Tęsknota za radością

– Jesteśmy szczęśliwe, utrudzone, jesteśmy u naszej Mamusi. Na rybnickiej pielgrzymce jestem drugi raz. Wcześniej chodziłam z Rudy Śląskiej. Ale tutaj jest wyjątkowa atmosfera. Można się odciąć od codzienności, powierzyć się Maryi, oddać Jej wszystkie swoje troski – mówiła Lucyna z parafii św. Józefa w Rybniku.

– To moja 15 pielgrzymka. W tym roku był jeden dzień trudny, szliśmy w deszczu. Ale wejście na Jasną Górę w pełnym słońcu wynagrodziło nam te niedogodności. Pogoda jest akurat na pielgrzymowanie: nie za ciepło. Matka Boża to sprawiła, żebyśmy uśmiechnięci przyszli do Niej – uzupełniał Adam z parafii św. Floriana w Rybniku-Orzepowicach.
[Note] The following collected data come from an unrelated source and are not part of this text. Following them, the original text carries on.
# shendurelab/MIPGEN

Measured on AMD Instinct MI355X. Metric: candidate MIPs scored/sec (SVR), higher is better.
Workload: dtype f64

## Files before the change

### mipgen_amd/csrc/kernels_svr.hip

```cpp
#include <hip/hip_runtime.h>
#include "kernels.h"
#include "device_utils.h"
#include "exp2_coef.h"
#include "mip_record.h"
#include <stdlib.h>

namespace {

__device__ __forceinline__ void exp2x3(double& t0, double& t1, double& t2)
{
    constexpr double C[11] = EXP2_COEF_10;
    const double MAGIC = 6755399441055744.0;
    double m0, m1, m2, f0, f1, f2;
    const double cd = C[10];
    asm volatile(
        "v_add_f64 %[m0], %[t0], %[magic]\n\t"
        "v_add_f64 %[m1], %[t1], %[magic]\n\t"
        "v_add_f64 %[m2], %[t2], %[magic]\n\t"
        "v_add_f64 %[f0], %[m0], -%[magic]\n\t"
        "v_add_f64 %[f1], %[m1], -%[magic]\n\t"
        "v_add_f64 %[f2], %[m2], -%[magic]\n\t"
        "v_add_f64 %[f0], %[t0], -%[f0]\n\t"
        "v_add_f64 %[f1], %[t1], -%[f1]\n\t"
        "v_add_f64 %[f2], %[t2], -%[f2]\n\t"
        "v_fma_f64 %[t0], %[cd], %[f0], %[c9]\n\t"
        "v_fma_f64 %[t1], %[cd], %[f1], %[c9]\n\t"
        "v_fma_f64 %[t2], %[cd], %[f2], %[c9]\n\t"
        "v_fma_f64 %[t0], %[t0], %[f0], %[c8]\n\t"
        "v_fma_f64 %[t1], %[t1], %[f1], %[c8]\n\t"
        "v_fma_f64 %[t2], %[t2], %[f2], %[c8]\n\t"
        "v_fma_f64 %[t0], %[t0], %[f0], %[c7]\n\t"
        "v_fma_f64 %[t1], %[t1], %[f1], %[c7]\n\t"
        "v_fma_f64 %[t2], %[t2], %[f2], %[c7]\n\t"
        "v_fma_f64 %[t0], %[t0], %[f0], %[c6]\n\t"
        "v_fma_f64 %[t1], %[t1], %[f1], %[c6]\n\t"
        "v_fma_f64 %[t2], %[t2], %[f2], %[c6]\n\t"
        "v_fma_f64 %[t0], %[t0], %[f0], %[c5]\n\t"
        "v_fma_f64 %[t1], %[t1], %[f1], %[c5]\n\t"
        "v_fma_f64 %[t2], %[t2], %[f2], %[c5]\n\t"
        "v_fma_f64 %[t0], %[t0], %[f0], %[c4]\n\t"
        "v_fma_f64 %[t1], %[t1], %[f1], %[c4]\n\t"
        "v_fma_f64 %[t2], %[t2], %[f2], %[c4]\n\t"
        "v_fma_f64 %[t0], %[t0], %[f0], %[c3]\n\t"
        "v_fma_f64 %[t1], %[t1], %[f1], %[c3]\n\t"
        "v_fma_f64 %[t2], %[t2], %[f2], %[c3]\n\t"
        "v_fma_f64 %[t0], %[t0], %[f0], %[c2]\n\t"
        "v_fma_f64 %[t1], %[t1], %[f1], %[c2]\n\t"
        "v_fma_f64 %[t2], %[t2], %[f2], %[c2]\n\t"
        "v_fma_f64 %[t0], %[t0], %[f0], %[c1]\n\t"
        "v_fma_f64 %[t1], %[t1], %[f1], %[c1]\n\t"
        "v_fma_f64 %[t2], %[t2], %[f2], %[c1]\n\t"
        "v_fma_f64 %[t0], %[t0], %[f0], %[c0]\n\t"
        "v_fma_f64 %[t1], %[t1], %[f1], %[c0]\n\t"
        "v_fma_f64 %[t2], %[t2], %[f2], %[c0]\n\t"
        : [t0] "+v"(t0), [t1] "+v"(t1), [t2] "+v"(t2), [m0] "=&v"(m0), [m1] "=&v"(m1), [m2] "=&v"(m2),
          [f0] "=&v"(f0), [f1] "=&v"(f1), [f2] "=&v"(f2)
        : [cd] "v"(cd), [magic] "s"(MAGIC), [c0] "s"(C[0]), [c1] "s"(C[1]), [c2] "s"(C[2]), [c3] "s"(C[3]), [c4] "s"(C[4]),
          [c5] "s"(C[5]), [c6] "s"(C[6]), [c7] "s"(C[7]), [c8] "s"(C[8]), [c9] "s"(C[9]));
    t0 = __hiloint2double(__double2hiint(t0) + (__double2loint(m0) << 20), __double2loint(t0));
    t1 = __hiloint2double(__double2hiint(t1) + (__double2loint(m1) << 20), __double2loint(t1));
    t2 = __hiloint2double(__double2hiint(t2) + (__double2loint(m2) << 20), __double2loint(t2));
}

template <int N>
__device__ __forceinline__ double dpp_row_shr(double x)
{
    const int lo = __builtin_amdgcn_update_dpp(0, __double2loint(x), 0x110 | N, 0xf, 0xf, true);
    const int hi = __builtin_amdgcn_update_dpp(0, __double2hiint(x), 0x110 | N, 0xf, 0xf, true);
    return __hiloint2double(hi, lo);
}
__device__ __forceinline__ double readlane_f64(double x, int l)
{
    return __hiloint2double(__builtin_amdgcn_readlane(__double2hiint(x), l), __builtin_amdgcn_readlane(__double2loint(x), l));
}

__device__ __forceinline__ int arm_feat(int base, int idx) { return base + idx + (idx >= 15); }
__device__ __forceinline__ int ins_feat(int idx) { return F_INS + idx + (idx >= 63); }

}

extern "C" int mipgen_svr_scores_fit_lds(int np, int kc, int n_pairs, int ss_range, int ssmax, int Lmax, int n_arm, int group, int n_e, int n_l, int n_threads, int it_pitch)
{
    const SvrLayout La = svr_layout(np, ssmax - ss_range + 1, ssmax, Lmax, n_arm, group, n_e, n_l, n_threads, it_pitch);
    const SvrLayout Lb = svr_layout(np, ssmax - ss_range + 1, ssmax, Lmax, n_arm, group, n_l, n_e, n_threads, it_pitch);
    const int need = np * kc * n_pairs;
    return need <= La.total_bytes / 8 - La.pf && need <= Lb.total_bytes / 8 - Lb.pf;
}

extern "C" size_t mipgen_svr_lds_bytes_tile(int np, int ss_range, int ssmax, int Lmax, int n_arm, int group, int n_e, int n_l, int n_threads, int it_pitch)
{
    const SvrLayout La = svr_layout(np, ssmax - ss_range + 1, ssmax, Lmax, n_arm, group, n_e, n_l, n_threads, it_pitch);
    const SvrLayout Lb = svr_layout(np, ssmax - ss_range + 1, ssmax, Lmax, n_arm, group, n_l, n_e, n_threads, it_pitch);
    if ((size_t)La.tb_stride * group * 8 > 65535 || (size_t)Lb.tb_stride * group * 8 > 65535) return (size_t)1 << 30;
    const size_t a = (size_t)La.total_bytes, b = (size_t)Lb.total_bytes;
    return a > b ? a : b;
}

__device__ __forceinline__ void svr_steps2(double& a0, double& a1, uint32_t lu, uint32_t ld, uint32_t pg0, uint32_t pg1,
                                           double i00, double i01, double i02, double i10, double i11, double i12)
{
    double u00, u01, u02, d00, d01, d02, u10, u11, u12, d10, d11, d12;
    uint32_t au0, ad0, au1, ad1, s0, s1, s2, s3;
    asm volatile(
        "s_and_b32 %[s0], %[pg0], 0xffff\n\t"
        "s_lshr_b32 %[s1], %[pg0], 16\n\t"
        "s_and_b32 %[s2], %[pg1], 0xffff\n\t"
        "s_lshr_b32 %[s3], %[pg1], 16\n\t"
        "v_add_u32 %[au0], %[s0], %[lu]\n\t"
        "v_add_u32 %[ad0], %[s1], %[ld]\n\t"
        "v_add_u32 %[au1], %[s2], %[lu]\n\t"
        "v_add_u32 %[ad1], %[s3], %[ld]\n\t"
        "ds_read_b64 %[u00], %[au0]\n\t"
        "ds_read_b64 %[d00], %[ad0]\n\t"
        "ds_read_b64 %[u01], %[au0] offset:8\n\t"
        "ds_read_b64 %[d01], %[ad0] offset:8\n\t"
        "ds_read_b64 %[u02], %[au0] offset:16\n\t"
        "ds_read_b64 %[d02], %[ad0] offset:16\n\t"
        "ds_read_b64 %[u10], %[au1]\n\t"
        "ds_read_b64 %[d10], %[ad1]\n\t"
        "ds_read_b64 %[u11], %[au1] offset:8\n\t"
        "ds_read_b64 %[d11], %[ad1] offset:8\n\t"
        "ds_read_b64 %[u12], %[au1] offset:16\n\t"
        "ds_read_b64 %[d12], %[ad1] offset:16\n\t"
        "s_waitcnt lgkmcnt(10)\n\t"
        "v_mul_f64 %[u00], %[u00], %[d00]\n\t"
        "s_waitcnt lgkmcnt(8)\n\t"
        "v_mul_f64 %[u01], %[u01], %[d01]\n\t"
        "v_fma_f64 %[a0], %[i00], %[u00], %[a0]\n\t"
        "s_waitcnt lgkmcnt(6)\n\t"
        "v_mul_f64 %[u02], %[u02], %[d02]\n\t"
        "v_fma_f64 %[a0], %[i01], %[u01], %[a0]\n\t"
        "s_waitcnt lgkmcnt(4)\n\t"
        "v_mul_f64 %[u10], %[u10], %[d10]\n\t"
        "v_fma_f64 %[a0], %[i02], %[u02], %[a0]\n\t"
        "s_waitcnt lgkmcnt(2)\n\t"
        "v_mul_f64 %[u11], %[u11], %[d11]\n\t"
        "v_fma_f64 %[a1], %[i10], %[u10], %[a1]\n\t"
        "s_waitcnt lgkmcnt(0)\n\t"
        "v_mul_f64 %[u12], %[u12], %[d12]\n\t"
        "v_fma_f64 %[a1], %[i11], %[u11], %[a1]\n\t"
        "v_fma_f64 %[a1], %[i12], %[u12], %[a1]\n\t"
        : [a0] "+v"(a0), [a1] "+v"(a1), [u00] "=&v"(u00), [u01] "=&v"(u01), [u02] "=&v"(u02), [d00] "=&v"(d00), [d01] "=&v"(d01),
          [d02] "=&v"(d02), [u10] "=&v"(u10), [u11] "=&v"(u11), [u12] "=&v"(u12), [d10] "=&v"(d10), [d11] "=&v"(d11), [d12] "=&v"(d12),
          [au0] "=&v"(au0), [ad0] "=&v"(ad0), [au1] "=&v"(au1), [ad1] "=&v"(ad1), [s0] "=&s"(s0), [s1] "=&s"(s1), [s2] "=&s"(s2), [s3] "=&s"(s3)
        : [lu] "v"(lu), [ld] "v"(ld), [pg0] "s"(pg0), [pg1] "s"(pg1), [i00] "v"(i00), [i01] "v"(i01), [i02] "v"(i02),
          [i10] "v"(i10), [i11] "v"(i11), [i12] "v"(i12)
        : "memory", "scc");
}
__device__ __forceinline__ void svr_steps1(double& a0, uint32_t lu, uint32_t ld, uint32_t pg0, double i00, double i01, double i02)
{
    double u00, u01, u02, d00, d01, d02;
    uint32_t au0, ad0, s0, s1;
    asm volatile(
        "s_and_b32 %[s0], %[pg0], 0xffff\n\t"
        "s_lshr_b32 %[s1], %[pg0], 16\n\t"
        "v_add_u32 %[au0], %[s0], %[lu]\n\t"
        "v_add_u32 %[ad0], %[s1], %[ld]\n\t"
        "ds_read_b64 %[u00], %[au0]\n\t"
        "ds_read_b64 %[d00], %[ad0]\n\t"
        "ds_read_b64 %[u01], %[au0] offset:8\n\t"
        "ds_read_b64 %[d01], %[ad0] offset:8\n\t"
        "ds_read_b64 %[u02], %[au0] offset:16\n\t"
        "ds_read_b64 %[d02], %[ad0] offset:16\n\t"
        "s_waitcnt lgkmcnt(4)\n\t"
        "v_mul_f64 %[u00], %[u00], %[d00]\n\t"
        "s_waitcnt lgkmcnt(2)\n\t"
        "v_mul_f64 %[u01], %[u01], %[d01]\n\t"
        "v_fma_f64 %[a0], %[i00], %[u00], %[a0]\n\t"
        "s_waitcnt lgkmcnt(0)\n\t"
        "v_mul_f64 %[u02], %[u02], %[d02]\n\t"
        "v_fma_f64 %[a0], %[i01], %[u01], %[a0]\n\t"
        "v_fma_f64 %[a0], %[i02], %[u02], %[a0]\n\t"
        : [a0] "+v"(a0), [u00] "=&v"(u00), [u01] "=&v"(u01), [u02] "=&v"(u02), [d00] "=&v"(d00), [d01] "=&v"(d01), [d02] "=&v"(d02),
          [au0] "=&v"(au0), [ad0] "=&v"(ad0), [s0] "=&s"(s0), [s1] "=&s"(s1)
        : [lu] "v"(lu), [ld] "v"(ld), [pg0] "s"(pg0), [i00] "v"(i00), [i01] "v"(i01), [i02] "v"(i02)
        : "memory", "scc");
}
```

– Tęskniłem za tą radością, tą dumną, że jestem w stanie pokonać tę trasę. Mam 70 lat, mój kolega, z którym idę ma 76. Wiem, że wśród pielgrzymów jest 82-latek. Pielgrzymka łączy pokolenia. W ubiegłym roku, jak pielgrzymowali tylko nasi duszpasterze, z dwoma kolegami chodziliśmy codziennie przez cztery dni pieszo z Rybnika do Rud na Mszę św. także liczba kilometrów się zgadzała – dodawał.

Adamowi w tym roku towarzyszyła szczególna intencja. – Moja wnuczka jest chora na rdzeniowy zanik mięśni. To postępująca choroba, na razie przyjmuje lekarstwo, które wstrzymało jej rozwój. Niestety wnuczka już musi mierzyć się z nieodwracalnymi zmianami w organizmie. Ma 13 lat i jej marzeniem jest pobiec. Prozaiczne, prawda? Ona chodzi, ale ciężko jej się poruszać. Jako dziadek modlę się, żeby łaska Boża dodała jej sił.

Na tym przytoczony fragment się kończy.